TRY IT: In the entries that follow, the lines from the one with "const bool inside" through the one with "const char* const dl = ring" are the ones to write out, exactly and with both ends included. Nothing else should appear.
Start of ENTRIES PROVIDED
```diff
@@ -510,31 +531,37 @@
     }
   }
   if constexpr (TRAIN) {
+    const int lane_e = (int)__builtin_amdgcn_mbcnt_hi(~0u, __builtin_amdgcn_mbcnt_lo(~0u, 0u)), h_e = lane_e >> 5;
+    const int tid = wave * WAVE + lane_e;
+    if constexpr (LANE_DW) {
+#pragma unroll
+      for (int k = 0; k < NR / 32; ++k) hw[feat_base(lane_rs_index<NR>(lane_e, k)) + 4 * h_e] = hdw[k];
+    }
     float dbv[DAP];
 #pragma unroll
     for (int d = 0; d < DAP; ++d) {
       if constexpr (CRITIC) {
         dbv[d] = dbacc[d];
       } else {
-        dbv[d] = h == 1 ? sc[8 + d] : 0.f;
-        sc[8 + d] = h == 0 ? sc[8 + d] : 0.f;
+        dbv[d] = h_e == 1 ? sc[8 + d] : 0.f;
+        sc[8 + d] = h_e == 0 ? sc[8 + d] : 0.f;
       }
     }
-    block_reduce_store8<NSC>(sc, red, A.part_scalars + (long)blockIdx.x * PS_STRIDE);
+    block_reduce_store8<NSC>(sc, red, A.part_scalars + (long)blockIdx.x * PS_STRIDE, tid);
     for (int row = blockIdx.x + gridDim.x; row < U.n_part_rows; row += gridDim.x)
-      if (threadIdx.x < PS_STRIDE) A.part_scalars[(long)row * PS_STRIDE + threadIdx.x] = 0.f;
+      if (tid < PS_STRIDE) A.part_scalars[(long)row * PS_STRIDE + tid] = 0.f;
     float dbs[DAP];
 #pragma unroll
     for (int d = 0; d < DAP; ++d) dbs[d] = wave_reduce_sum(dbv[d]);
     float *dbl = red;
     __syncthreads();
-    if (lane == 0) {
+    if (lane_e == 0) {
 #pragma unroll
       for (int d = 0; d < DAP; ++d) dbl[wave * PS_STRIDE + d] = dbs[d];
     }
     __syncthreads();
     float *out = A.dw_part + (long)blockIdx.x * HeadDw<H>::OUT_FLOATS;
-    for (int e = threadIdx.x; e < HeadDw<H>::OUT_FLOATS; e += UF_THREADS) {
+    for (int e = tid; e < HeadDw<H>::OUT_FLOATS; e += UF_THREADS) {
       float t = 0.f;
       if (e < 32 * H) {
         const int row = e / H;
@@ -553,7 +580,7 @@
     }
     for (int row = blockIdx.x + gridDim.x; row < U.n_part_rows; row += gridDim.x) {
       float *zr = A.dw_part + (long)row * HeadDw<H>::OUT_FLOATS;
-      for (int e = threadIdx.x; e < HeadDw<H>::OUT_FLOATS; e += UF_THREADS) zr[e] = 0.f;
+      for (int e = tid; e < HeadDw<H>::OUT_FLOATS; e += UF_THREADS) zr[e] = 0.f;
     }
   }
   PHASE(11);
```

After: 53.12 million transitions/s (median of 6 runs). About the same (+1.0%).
End of ENTRIES PROVIDED
Start of ENTRIES PROVIDED
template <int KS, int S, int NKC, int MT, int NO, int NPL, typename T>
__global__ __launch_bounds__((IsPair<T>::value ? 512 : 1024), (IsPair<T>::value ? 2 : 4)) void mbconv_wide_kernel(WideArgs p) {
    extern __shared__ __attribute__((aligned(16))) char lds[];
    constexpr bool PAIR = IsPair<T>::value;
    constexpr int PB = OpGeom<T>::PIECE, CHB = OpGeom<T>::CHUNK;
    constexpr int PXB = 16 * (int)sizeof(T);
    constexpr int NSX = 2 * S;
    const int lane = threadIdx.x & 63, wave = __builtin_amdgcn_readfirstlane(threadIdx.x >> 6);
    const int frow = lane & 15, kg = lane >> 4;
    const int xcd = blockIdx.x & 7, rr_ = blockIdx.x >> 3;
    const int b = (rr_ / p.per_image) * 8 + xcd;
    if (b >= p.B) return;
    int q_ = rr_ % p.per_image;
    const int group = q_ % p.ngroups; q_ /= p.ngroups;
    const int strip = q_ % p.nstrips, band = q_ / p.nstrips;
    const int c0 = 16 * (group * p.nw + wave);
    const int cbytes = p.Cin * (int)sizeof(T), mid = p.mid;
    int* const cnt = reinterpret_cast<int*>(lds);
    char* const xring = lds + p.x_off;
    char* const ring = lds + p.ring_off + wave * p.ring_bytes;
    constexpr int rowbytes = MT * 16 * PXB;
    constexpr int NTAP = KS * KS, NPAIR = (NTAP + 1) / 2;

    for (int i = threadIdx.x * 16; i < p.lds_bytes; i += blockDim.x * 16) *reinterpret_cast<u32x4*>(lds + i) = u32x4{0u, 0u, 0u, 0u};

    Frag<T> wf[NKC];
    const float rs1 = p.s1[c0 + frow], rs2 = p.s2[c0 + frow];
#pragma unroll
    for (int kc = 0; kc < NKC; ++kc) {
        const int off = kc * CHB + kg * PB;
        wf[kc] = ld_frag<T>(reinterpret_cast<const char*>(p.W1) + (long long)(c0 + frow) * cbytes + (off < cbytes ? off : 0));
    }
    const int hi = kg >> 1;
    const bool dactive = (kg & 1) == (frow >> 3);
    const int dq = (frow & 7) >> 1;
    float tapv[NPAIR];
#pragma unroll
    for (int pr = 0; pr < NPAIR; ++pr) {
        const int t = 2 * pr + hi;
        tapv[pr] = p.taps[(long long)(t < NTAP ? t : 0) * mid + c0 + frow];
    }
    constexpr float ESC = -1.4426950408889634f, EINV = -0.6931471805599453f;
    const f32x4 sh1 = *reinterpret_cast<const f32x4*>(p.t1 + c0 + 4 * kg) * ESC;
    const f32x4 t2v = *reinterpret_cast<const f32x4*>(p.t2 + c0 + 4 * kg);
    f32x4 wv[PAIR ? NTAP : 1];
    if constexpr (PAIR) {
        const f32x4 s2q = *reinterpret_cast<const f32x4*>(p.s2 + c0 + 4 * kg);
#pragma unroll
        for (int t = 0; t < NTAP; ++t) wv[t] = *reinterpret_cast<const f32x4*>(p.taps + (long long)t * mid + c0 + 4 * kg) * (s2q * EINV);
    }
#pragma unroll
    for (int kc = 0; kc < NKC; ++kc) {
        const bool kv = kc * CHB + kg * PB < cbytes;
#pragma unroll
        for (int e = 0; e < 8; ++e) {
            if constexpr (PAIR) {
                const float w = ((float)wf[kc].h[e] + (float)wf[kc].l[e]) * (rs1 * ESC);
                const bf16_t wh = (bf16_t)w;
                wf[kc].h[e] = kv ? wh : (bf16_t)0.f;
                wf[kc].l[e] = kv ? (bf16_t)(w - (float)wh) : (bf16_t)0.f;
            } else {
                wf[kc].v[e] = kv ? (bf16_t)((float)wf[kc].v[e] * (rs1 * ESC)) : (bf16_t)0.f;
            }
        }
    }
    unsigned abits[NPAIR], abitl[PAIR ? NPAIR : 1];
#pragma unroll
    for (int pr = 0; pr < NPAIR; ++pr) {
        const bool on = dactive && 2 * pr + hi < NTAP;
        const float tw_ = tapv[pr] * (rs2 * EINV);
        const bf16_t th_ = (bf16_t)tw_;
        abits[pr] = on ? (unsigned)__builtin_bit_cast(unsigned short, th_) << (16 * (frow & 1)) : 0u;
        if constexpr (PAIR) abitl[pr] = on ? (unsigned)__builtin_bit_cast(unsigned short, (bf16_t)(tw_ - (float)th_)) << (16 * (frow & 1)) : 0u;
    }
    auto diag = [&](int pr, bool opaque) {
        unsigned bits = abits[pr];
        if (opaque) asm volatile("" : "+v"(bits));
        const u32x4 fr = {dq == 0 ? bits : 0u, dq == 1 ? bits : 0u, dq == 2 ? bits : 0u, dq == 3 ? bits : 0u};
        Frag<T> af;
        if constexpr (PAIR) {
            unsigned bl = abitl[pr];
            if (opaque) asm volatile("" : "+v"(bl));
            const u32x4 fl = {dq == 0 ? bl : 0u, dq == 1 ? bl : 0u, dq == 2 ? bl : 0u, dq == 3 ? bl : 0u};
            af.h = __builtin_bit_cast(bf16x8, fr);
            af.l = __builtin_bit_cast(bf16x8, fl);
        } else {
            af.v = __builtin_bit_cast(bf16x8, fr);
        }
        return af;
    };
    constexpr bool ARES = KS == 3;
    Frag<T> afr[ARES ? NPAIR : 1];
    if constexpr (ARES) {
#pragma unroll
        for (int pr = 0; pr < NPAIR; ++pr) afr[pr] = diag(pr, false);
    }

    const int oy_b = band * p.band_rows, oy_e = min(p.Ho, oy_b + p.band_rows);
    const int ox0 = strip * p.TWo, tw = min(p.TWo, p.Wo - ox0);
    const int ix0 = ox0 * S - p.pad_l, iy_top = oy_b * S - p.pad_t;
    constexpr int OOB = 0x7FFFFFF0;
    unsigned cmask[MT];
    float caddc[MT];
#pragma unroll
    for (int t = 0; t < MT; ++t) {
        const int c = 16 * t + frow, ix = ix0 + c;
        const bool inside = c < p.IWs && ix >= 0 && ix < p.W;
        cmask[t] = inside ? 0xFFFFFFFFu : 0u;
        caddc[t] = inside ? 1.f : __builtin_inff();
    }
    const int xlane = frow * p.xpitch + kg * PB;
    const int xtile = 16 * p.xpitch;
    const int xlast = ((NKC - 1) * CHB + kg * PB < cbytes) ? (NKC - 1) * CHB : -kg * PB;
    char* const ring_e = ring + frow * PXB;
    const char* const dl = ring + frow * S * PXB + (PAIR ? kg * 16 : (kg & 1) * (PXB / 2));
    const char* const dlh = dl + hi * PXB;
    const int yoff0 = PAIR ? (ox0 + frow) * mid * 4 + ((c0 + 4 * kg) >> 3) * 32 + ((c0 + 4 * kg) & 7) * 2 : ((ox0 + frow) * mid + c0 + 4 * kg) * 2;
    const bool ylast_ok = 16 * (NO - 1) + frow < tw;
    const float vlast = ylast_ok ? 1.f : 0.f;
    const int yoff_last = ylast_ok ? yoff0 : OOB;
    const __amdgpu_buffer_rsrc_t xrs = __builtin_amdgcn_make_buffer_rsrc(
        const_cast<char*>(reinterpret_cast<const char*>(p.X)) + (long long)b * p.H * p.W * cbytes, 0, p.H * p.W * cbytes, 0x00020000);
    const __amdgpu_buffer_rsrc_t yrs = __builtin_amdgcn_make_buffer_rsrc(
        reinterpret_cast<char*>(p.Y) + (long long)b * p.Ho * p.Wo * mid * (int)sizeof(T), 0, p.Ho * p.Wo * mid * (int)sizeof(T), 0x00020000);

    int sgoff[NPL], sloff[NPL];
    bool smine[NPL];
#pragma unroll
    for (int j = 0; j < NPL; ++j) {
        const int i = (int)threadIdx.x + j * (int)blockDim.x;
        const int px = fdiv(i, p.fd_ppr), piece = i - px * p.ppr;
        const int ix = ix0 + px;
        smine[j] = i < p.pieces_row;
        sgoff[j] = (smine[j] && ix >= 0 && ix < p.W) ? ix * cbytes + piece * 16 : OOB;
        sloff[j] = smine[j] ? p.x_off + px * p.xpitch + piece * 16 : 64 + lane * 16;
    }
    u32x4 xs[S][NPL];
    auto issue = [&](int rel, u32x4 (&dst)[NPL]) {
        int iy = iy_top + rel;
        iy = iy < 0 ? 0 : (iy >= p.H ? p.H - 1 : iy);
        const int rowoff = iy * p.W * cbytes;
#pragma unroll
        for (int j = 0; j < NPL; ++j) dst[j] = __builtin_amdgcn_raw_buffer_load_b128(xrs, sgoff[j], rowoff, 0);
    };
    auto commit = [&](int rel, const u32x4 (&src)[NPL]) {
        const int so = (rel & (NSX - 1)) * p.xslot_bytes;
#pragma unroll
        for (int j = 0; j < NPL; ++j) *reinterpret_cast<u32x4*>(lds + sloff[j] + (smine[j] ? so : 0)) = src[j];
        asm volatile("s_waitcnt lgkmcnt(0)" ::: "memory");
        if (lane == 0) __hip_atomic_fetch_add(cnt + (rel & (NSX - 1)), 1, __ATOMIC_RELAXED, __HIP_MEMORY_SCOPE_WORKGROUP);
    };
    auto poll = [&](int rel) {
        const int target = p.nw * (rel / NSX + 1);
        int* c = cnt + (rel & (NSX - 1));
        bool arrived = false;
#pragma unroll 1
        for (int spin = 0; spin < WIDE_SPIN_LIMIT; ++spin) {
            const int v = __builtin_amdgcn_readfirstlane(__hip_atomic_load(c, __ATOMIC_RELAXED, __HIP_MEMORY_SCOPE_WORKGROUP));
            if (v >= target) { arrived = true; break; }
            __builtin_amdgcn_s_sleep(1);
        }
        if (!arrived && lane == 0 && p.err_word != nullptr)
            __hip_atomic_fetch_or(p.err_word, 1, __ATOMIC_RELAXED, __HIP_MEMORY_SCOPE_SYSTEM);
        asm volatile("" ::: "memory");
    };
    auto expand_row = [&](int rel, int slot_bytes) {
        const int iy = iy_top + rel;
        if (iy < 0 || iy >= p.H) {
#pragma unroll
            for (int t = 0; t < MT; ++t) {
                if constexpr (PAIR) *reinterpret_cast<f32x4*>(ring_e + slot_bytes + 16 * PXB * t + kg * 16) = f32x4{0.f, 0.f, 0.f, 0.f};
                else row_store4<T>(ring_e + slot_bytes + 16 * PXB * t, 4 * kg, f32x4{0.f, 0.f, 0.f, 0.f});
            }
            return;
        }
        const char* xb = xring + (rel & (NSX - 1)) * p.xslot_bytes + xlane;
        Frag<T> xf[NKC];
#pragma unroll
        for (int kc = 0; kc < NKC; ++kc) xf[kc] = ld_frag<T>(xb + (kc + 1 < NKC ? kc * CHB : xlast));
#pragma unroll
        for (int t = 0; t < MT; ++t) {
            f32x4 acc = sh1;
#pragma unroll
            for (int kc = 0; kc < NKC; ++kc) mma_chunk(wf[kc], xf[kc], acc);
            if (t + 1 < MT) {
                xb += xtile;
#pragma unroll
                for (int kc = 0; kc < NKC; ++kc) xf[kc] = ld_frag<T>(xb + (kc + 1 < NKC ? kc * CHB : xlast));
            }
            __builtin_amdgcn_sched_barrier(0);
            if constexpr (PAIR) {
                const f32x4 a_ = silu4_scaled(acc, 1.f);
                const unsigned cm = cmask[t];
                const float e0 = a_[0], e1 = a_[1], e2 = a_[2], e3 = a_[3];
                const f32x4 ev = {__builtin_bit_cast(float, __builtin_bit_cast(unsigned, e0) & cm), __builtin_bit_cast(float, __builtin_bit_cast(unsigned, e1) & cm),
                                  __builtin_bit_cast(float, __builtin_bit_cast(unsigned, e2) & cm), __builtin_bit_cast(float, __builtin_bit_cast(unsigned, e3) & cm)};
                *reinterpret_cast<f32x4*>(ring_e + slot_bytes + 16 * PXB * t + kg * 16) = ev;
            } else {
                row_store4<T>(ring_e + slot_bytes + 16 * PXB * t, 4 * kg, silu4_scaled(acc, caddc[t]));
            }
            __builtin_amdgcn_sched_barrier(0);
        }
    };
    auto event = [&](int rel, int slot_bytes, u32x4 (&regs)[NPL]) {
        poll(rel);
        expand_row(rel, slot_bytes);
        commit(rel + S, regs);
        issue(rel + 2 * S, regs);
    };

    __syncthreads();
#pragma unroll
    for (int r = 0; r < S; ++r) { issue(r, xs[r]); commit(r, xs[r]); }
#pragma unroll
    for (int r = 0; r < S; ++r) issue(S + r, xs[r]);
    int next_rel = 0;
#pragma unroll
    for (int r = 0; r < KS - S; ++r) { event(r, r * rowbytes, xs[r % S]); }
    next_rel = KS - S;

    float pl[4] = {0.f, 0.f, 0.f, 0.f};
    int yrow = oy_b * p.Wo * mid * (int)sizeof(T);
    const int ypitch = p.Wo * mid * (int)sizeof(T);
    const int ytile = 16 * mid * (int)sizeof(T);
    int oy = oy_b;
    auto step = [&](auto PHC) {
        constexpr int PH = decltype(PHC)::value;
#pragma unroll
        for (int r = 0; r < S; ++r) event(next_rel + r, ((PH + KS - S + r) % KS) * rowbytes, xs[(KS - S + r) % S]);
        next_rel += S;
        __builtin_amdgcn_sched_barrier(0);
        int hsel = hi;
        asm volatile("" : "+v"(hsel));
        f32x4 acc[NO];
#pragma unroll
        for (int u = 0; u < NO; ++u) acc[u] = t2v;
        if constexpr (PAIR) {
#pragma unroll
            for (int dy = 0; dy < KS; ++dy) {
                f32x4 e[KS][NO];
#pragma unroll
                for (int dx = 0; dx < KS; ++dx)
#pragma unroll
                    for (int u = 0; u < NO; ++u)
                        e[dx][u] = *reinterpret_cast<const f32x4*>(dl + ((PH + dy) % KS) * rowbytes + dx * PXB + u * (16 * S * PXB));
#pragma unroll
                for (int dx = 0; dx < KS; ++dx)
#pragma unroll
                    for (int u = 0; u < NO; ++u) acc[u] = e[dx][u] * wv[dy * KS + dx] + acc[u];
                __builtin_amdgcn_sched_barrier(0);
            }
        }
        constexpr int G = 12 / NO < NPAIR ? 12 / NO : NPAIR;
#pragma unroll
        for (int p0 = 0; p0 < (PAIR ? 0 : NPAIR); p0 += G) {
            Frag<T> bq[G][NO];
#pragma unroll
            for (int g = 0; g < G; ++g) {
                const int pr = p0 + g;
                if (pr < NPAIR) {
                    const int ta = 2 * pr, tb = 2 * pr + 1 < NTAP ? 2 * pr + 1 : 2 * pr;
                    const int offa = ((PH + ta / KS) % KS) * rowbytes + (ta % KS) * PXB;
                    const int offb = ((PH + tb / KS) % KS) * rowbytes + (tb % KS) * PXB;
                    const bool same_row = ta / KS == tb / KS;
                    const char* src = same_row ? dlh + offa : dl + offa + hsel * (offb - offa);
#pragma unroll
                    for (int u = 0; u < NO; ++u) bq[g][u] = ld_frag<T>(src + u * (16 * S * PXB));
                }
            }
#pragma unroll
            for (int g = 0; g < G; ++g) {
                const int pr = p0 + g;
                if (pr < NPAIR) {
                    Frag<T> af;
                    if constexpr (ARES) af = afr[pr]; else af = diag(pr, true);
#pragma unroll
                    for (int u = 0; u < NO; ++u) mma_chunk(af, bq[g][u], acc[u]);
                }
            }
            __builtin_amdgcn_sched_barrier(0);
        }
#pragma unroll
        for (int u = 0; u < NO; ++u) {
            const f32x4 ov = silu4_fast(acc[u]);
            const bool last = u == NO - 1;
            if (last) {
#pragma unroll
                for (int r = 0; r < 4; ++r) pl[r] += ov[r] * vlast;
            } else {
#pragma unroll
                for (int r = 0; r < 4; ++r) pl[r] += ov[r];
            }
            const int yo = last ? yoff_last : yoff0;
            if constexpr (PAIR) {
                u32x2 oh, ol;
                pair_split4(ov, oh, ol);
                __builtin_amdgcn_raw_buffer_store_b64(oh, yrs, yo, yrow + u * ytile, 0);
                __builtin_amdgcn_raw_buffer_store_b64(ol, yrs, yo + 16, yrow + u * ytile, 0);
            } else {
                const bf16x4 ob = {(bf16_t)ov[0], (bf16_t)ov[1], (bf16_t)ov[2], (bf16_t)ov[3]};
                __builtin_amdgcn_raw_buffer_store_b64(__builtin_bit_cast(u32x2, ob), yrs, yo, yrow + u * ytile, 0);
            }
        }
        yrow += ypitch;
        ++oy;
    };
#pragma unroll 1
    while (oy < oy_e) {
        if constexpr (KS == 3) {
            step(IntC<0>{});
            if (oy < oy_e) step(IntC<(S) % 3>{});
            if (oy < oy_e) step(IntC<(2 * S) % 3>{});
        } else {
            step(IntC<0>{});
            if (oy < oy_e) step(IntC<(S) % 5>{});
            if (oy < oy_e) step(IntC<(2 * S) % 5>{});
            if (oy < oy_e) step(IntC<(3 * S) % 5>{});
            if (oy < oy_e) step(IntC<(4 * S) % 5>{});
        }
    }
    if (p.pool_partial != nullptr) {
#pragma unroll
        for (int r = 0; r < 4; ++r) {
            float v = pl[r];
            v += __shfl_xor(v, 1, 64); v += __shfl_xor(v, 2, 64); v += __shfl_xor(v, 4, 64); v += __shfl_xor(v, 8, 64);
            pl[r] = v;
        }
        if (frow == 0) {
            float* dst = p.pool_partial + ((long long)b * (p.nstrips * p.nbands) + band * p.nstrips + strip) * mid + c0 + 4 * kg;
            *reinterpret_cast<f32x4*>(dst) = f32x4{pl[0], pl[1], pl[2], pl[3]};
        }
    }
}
End of ENTRIES PROVIDED
Start of ENTRIES PROVIDED
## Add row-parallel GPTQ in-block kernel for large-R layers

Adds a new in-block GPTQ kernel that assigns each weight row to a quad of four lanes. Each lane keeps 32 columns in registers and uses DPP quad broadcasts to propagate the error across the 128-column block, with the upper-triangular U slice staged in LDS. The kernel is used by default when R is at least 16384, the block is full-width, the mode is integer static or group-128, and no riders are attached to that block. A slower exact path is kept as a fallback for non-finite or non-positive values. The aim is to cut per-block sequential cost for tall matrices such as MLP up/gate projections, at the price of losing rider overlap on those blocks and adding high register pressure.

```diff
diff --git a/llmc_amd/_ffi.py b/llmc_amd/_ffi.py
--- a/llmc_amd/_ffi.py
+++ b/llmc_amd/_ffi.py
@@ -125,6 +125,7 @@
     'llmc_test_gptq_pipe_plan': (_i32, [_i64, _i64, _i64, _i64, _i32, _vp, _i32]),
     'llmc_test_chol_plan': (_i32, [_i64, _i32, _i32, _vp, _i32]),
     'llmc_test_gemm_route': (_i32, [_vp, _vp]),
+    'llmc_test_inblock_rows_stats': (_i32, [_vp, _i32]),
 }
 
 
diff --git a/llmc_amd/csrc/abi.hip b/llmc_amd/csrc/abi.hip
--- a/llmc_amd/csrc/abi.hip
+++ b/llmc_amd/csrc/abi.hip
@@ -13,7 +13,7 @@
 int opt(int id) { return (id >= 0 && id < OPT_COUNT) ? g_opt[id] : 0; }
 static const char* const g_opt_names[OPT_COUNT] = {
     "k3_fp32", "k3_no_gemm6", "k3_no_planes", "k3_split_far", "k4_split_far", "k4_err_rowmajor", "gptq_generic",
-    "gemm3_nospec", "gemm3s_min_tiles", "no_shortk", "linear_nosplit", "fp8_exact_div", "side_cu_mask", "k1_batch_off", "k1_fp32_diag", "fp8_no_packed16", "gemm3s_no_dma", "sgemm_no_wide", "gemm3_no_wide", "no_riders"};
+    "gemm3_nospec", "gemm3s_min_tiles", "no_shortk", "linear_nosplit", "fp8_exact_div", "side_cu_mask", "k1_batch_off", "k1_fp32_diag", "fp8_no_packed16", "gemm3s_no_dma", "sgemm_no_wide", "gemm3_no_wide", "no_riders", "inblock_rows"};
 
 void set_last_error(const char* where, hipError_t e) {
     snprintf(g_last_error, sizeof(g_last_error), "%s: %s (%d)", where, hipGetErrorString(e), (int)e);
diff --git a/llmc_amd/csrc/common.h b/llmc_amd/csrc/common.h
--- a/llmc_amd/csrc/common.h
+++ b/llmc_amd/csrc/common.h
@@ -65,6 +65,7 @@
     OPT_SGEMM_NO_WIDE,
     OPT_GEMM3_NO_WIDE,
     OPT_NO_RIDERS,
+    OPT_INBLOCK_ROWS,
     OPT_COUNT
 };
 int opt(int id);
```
End of ENTRIES PROVIDED
YOUR RESPONSE:
        const bool inside = c < p.IWs && ix >= 0 && ix < p.W;
        cmask[t] = inside ? 0xFFFFFFFFu : 0u;
        caddc[t] = inside ? 1.f : __builtin_inff();
    }
    const int xlane = frow * p.xpitch + kg * PB;
    const int xtile = 16 * p.xpitch;
    const int xlast = ((NKC - 1) * CHB + kg * PB < cbytes) ? (NKC - 1) * CHB : -kg * PB;
    char* const ring_e = ring + frow * PXB;
    const char* const dl = ring + frow * S * PXB + (PAIR ? kg * 16 : (kg & 1) * (PXB / 2));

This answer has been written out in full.